== The problem ==
The answer is a number and nothing else: the count of lines in these entries containing the word "template".

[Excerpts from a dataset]

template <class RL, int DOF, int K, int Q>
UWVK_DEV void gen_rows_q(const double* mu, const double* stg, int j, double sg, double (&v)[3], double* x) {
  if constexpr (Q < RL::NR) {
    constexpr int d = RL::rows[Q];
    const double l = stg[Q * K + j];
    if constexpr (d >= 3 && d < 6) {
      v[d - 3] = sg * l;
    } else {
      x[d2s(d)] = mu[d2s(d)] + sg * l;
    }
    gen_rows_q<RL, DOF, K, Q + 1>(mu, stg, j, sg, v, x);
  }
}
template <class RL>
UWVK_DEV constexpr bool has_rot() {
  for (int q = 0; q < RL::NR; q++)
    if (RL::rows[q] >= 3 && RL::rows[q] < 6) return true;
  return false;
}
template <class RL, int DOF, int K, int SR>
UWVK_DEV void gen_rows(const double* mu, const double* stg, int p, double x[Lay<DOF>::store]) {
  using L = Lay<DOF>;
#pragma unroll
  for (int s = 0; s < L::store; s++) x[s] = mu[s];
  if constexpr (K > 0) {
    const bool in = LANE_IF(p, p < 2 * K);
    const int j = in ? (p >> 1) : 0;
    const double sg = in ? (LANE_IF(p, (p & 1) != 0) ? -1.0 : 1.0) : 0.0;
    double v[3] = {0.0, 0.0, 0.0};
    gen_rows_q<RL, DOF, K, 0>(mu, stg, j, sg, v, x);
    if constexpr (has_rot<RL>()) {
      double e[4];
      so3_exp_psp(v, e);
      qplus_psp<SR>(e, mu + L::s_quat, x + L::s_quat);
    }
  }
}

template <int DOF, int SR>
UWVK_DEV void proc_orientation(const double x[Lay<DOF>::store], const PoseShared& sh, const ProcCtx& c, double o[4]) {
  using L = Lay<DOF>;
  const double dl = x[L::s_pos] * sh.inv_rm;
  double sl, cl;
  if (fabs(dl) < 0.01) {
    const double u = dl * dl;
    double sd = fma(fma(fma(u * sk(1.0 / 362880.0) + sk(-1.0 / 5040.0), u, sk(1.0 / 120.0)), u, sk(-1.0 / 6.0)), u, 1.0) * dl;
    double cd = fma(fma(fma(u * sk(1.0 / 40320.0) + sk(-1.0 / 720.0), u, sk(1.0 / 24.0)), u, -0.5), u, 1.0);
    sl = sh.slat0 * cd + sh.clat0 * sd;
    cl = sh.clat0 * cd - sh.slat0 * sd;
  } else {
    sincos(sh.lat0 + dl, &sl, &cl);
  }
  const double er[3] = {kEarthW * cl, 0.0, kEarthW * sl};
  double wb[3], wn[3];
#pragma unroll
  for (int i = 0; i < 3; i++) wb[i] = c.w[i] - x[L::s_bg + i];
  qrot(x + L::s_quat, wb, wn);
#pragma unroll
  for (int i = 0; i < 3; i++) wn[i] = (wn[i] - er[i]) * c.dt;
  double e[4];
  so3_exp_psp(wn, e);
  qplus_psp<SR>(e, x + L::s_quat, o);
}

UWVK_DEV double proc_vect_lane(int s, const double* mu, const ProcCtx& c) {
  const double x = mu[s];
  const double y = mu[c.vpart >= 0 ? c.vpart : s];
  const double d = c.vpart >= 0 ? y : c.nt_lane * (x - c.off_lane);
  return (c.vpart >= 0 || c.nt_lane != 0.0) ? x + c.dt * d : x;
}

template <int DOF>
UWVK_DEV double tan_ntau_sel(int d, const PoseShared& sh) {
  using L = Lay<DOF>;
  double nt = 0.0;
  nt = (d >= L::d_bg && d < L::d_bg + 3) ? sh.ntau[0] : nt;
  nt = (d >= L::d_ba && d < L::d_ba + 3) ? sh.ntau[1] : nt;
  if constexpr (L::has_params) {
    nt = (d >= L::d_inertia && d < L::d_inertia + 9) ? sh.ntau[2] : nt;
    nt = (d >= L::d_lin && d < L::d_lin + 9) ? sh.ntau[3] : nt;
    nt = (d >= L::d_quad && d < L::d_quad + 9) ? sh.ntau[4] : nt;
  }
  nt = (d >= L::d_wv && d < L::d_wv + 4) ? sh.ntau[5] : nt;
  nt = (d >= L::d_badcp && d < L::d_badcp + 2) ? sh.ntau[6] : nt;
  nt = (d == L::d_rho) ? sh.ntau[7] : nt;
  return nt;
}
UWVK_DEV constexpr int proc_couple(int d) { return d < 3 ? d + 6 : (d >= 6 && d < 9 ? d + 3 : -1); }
...
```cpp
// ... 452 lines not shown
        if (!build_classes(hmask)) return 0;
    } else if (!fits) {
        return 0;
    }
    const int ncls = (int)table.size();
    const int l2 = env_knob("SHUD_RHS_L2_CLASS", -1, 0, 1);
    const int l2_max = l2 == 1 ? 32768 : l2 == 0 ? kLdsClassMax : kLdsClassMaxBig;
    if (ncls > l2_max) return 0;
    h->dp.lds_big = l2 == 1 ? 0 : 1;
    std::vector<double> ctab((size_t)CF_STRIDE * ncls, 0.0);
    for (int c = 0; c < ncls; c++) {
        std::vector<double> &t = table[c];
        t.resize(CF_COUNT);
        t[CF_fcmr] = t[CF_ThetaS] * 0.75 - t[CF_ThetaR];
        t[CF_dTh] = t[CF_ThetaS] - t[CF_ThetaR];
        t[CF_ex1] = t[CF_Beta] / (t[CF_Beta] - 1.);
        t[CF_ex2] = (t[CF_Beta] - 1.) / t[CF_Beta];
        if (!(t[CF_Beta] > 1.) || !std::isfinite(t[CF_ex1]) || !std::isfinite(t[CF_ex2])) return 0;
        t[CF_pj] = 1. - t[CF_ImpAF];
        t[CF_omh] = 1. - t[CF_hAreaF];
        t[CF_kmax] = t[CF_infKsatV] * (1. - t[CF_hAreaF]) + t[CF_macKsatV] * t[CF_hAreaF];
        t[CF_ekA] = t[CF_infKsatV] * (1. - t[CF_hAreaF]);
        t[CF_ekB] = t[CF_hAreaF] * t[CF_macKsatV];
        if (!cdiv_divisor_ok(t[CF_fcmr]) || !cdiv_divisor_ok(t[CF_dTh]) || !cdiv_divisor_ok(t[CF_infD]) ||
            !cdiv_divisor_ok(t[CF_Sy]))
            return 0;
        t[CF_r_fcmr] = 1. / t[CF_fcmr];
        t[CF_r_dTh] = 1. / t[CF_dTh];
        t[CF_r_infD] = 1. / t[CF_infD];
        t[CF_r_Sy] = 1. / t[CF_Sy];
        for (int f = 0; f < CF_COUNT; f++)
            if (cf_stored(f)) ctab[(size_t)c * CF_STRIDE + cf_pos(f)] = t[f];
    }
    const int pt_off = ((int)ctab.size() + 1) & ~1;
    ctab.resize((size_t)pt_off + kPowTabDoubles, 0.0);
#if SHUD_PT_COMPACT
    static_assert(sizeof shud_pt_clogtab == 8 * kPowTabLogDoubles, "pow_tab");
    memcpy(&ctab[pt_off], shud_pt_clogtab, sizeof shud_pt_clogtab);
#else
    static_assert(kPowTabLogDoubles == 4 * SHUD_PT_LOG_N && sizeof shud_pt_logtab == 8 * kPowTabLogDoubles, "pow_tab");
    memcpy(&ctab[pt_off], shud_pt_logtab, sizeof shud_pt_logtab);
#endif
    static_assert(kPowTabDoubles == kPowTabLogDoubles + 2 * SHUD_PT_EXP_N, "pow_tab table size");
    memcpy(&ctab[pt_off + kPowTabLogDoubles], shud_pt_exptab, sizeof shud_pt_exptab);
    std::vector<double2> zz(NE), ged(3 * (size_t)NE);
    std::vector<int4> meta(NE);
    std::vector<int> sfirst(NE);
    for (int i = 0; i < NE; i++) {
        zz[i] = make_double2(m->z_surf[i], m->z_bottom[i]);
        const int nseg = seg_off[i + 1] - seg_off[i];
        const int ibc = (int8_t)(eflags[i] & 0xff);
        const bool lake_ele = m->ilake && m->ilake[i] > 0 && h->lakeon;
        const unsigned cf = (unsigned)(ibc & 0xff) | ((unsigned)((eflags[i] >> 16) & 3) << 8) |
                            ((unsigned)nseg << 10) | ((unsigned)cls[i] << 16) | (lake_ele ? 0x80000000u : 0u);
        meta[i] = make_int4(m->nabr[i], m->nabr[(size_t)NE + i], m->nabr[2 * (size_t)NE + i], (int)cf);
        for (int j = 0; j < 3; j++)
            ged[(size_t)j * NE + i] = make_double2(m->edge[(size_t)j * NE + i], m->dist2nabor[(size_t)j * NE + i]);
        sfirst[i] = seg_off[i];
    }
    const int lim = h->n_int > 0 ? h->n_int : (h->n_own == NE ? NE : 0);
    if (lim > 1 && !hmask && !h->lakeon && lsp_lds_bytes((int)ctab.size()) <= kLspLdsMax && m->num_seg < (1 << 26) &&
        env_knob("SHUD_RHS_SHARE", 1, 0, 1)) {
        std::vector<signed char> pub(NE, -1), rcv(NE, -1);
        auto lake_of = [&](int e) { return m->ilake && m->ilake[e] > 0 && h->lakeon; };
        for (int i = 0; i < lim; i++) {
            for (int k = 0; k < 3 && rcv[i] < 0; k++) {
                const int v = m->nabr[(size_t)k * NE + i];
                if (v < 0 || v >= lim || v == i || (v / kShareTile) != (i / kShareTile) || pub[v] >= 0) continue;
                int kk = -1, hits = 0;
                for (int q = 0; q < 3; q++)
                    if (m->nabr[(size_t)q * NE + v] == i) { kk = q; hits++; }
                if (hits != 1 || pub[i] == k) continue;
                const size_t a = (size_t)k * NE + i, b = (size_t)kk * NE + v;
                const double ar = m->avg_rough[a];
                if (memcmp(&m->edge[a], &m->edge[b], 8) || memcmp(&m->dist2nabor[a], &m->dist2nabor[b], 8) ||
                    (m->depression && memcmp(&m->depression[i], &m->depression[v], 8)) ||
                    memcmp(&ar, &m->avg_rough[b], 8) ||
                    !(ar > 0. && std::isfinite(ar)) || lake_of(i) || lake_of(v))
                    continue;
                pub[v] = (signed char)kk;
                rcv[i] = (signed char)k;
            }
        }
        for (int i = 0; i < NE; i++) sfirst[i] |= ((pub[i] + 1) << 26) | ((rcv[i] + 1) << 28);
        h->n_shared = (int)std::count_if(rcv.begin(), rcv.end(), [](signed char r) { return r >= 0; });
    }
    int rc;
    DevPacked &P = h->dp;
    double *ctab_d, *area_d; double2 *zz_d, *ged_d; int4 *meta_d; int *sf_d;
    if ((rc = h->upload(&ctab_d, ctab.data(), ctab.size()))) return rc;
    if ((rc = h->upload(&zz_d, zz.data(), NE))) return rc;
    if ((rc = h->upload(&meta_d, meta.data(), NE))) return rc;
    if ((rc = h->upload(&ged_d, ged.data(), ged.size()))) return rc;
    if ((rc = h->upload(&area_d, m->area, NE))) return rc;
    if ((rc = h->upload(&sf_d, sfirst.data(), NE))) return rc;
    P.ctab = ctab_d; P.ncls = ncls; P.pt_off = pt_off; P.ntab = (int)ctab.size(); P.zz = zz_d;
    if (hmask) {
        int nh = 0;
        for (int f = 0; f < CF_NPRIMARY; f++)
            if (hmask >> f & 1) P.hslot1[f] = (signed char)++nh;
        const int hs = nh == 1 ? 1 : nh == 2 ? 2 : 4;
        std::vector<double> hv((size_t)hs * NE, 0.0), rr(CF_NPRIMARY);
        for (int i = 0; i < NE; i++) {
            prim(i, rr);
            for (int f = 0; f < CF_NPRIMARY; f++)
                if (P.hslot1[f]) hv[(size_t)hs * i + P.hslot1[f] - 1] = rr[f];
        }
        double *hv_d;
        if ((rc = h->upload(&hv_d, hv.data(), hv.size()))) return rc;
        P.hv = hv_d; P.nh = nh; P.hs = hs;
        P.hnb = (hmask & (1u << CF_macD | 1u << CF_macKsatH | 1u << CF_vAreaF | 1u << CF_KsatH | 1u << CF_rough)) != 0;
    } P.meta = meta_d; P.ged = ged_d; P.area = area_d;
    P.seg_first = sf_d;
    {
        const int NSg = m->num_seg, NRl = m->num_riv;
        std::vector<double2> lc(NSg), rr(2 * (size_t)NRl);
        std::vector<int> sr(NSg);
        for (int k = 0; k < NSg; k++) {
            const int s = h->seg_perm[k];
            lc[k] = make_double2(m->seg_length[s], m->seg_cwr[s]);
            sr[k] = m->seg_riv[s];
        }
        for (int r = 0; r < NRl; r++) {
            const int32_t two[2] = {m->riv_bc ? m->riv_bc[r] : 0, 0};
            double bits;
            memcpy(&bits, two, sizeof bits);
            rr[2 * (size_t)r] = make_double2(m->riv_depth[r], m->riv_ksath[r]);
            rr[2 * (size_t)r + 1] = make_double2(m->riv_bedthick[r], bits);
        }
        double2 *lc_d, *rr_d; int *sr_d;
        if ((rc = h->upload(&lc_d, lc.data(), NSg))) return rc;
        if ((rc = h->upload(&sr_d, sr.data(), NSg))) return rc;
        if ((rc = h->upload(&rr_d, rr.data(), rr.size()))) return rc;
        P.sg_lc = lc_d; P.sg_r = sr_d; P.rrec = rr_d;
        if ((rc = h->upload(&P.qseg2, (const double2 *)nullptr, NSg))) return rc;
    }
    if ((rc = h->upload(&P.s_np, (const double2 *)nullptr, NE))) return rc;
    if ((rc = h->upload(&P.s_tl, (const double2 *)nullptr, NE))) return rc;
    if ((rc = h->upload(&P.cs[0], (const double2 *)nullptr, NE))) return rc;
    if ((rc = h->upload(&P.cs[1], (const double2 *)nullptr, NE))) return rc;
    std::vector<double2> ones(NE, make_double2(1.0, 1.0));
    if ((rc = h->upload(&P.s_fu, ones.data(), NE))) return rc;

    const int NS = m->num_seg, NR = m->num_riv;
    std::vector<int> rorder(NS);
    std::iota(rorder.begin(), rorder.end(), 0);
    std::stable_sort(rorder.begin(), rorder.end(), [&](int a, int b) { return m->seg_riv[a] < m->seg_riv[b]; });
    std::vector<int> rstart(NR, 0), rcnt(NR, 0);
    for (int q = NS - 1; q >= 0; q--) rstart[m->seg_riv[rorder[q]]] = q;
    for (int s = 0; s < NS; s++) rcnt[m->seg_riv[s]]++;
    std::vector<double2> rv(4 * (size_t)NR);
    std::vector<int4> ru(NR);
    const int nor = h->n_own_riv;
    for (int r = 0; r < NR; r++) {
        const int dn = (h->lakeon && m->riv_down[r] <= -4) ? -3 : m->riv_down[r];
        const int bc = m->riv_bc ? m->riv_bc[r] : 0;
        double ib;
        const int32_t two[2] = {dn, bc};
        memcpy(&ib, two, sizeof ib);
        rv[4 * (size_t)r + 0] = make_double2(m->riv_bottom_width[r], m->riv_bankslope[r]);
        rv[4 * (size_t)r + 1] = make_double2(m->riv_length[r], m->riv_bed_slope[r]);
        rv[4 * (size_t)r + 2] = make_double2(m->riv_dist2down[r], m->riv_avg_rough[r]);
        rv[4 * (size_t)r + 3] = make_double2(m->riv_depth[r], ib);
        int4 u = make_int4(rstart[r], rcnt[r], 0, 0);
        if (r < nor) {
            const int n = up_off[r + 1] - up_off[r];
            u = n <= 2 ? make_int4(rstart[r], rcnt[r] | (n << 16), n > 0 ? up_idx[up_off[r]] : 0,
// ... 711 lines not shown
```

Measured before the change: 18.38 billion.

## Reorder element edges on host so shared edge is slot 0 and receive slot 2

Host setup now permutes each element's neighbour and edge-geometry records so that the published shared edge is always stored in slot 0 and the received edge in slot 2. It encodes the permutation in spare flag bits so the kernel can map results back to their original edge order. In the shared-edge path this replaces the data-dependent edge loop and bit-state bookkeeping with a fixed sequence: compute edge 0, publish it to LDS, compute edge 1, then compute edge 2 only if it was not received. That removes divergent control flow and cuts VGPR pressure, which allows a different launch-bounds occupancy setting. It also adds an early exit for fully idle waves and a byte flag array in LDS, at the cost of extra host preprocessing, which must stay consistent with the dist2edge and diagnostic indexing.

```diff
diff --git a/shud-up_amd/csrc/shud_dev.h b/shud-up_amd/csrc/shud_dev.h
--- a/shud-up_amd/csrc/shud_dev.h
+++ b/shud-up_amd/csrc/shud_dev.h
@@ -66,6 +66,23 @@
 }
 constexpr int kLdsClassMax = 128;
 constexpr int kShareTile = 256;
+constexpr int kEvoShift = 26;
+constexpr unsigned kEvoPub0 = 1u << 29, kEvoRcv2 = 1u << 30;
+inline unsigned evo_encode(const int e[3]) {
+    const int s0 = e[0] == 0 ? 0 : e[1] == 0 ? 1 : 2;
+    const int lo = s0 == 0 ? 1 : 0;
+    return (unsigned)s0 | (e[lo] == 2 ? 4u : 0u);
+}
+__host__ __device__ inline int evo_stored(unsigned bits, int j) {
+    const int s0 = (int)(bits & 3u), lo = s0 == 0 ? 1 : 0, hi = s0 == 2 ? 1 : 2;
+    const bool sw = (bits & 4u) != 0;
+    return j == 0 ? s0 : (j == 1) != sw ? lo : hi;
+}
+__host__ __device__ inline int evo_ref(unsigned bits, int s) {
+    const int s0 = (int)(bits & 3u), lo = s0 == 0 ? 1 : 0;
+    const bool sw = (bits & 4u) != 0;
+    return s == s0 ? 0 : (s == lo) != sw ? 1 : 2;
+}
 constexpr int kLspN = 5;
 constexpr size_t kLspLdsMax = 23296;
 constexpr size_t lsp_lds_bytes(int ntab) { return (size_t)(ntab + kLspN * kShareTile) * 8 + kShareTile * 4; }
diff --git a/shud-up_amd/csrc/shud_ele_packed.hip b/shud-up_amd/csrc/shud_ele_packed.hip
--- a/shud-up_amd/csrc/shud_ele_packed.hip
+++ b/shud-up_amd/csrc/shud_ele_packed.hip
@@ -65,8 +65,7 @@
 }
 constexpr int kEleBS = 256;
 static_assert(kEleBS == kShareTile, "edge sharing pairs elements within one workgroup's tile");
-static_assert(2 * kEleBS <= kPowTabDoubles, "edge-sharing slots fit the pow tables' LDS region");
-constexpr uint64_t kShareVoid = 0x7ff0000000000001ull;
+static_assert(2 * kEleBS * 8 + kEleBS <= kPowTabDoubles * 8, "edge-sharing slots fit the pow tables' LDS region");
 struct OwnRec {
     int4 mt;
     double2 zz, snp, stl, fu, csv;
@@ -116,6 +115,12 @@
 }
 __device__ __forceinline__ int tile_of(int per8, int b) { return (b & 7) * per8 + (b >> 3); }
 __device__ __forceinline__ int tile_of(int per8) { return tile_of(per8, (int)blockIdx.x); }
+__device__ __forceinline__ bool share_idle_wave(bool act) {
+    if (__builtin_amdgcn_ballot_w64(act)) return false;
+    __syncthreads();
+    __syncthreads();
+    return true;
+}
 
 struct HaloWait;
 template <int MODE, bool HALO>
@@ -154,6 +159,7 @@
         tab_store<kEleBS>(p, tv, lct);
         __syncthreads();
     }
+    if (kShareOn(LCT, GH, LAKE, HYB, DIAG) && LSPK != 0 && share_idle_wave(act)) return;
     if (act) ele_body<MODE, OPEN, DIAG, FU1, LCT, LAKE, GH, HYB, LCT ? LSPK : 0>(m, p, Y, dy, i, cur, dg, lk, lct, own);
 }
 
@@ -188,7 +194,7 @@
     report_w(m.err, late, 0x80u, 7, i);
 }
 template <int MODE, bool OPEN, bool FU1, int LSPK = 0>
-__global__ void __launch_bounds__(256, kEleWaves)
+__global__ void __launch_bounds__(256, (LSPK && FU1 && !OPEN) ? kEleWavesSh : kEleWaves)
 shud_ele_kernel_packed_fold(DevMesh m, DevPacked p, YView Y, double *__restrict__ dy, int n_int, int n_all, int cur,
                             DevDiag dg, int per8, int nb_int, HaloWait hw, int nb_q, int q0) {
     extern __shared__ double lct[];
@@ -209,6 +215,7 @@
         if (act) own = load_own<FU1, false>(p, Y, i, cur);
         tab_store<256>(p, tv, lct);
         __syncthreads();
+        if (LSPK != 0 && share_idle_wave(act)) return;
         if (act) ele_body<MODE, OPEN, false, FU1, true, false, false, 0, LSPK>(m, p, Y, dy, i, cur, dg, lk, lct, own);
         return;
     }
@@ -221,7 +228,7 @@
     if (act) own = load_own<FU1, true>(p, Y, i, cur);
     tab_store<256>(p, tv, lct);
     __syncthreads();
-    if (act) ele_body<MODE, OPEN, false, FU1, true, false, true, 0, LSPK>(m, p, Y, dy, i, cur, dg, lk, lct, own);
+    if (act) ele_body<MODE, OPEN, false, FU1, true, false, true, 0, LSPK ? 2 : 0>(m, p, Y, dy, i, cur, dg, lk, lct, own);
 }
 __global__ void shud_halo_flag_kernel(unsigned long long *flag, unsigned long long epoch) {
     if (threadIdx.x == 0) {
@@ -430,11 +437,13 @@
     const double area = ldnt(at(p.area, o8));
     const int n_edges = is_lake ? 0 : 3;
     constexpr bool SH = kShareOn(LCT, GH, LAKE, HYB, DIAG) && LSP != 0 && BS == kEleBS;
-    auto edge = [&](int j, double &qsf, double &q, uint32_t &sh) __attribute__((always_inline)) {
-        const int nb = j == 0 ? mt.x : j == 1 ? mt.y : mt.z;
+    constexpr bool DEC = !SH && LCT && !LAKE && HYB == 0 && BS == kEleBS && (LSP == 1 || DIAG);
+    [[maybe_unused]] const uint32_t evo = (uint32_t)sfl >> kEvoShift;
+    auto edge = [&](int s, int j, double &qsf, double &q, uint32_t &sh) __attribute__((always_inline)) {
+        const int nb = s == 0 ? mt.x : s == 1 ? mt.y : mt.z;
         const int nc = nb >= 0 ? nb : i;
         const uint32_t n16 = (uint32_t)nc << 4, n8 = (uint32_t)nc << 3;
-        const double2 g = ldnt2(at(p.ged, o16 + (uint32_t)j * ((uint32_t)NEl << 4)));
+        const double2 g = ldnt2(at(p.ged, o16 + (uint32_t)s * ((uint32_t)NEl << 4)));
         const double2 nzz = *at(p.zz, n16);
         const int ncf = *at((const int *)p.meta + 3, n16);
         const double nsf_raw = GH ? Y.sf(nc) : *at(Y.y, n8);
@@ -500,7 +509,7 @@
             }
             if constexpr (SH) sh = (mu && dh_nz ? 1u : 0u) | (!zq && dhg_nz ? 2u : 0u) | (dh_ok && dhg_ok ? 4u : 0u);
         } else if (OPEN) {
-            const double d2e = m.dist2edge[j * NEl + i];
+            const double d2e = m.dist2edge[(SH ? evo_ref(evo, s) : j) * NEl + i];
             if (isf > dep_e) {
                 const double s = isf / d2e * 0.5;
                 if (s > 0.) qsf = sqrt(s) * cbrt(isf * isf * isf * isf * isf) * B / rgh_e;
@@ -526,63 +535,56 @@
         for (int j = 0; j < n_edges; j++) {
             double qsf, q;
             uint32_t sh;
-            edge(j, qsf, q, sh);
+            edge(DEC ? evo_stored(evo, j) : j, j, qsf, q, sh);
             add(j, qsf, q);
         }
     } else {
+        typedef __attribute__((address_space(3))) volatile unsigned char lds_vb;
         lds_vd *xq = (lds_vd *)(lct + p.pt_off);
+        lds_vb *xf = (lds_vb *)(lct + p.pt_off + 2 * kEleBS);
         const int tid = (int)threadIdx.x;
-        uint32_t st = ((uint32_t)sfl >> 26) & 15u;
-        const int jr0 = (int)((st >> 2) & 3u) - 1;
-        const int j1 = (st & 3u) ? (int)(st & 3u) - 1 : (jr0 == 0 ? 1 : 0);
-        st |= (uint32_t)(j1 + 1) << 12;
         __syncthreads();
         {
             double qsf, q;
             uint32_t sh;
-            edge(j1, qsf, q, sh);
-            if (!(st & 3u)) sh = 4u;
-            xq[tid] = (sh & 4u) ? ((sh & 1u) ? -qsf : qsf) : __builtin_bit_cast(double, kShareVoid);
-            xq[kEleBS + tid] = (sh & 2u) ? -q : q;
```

== Reply ==
7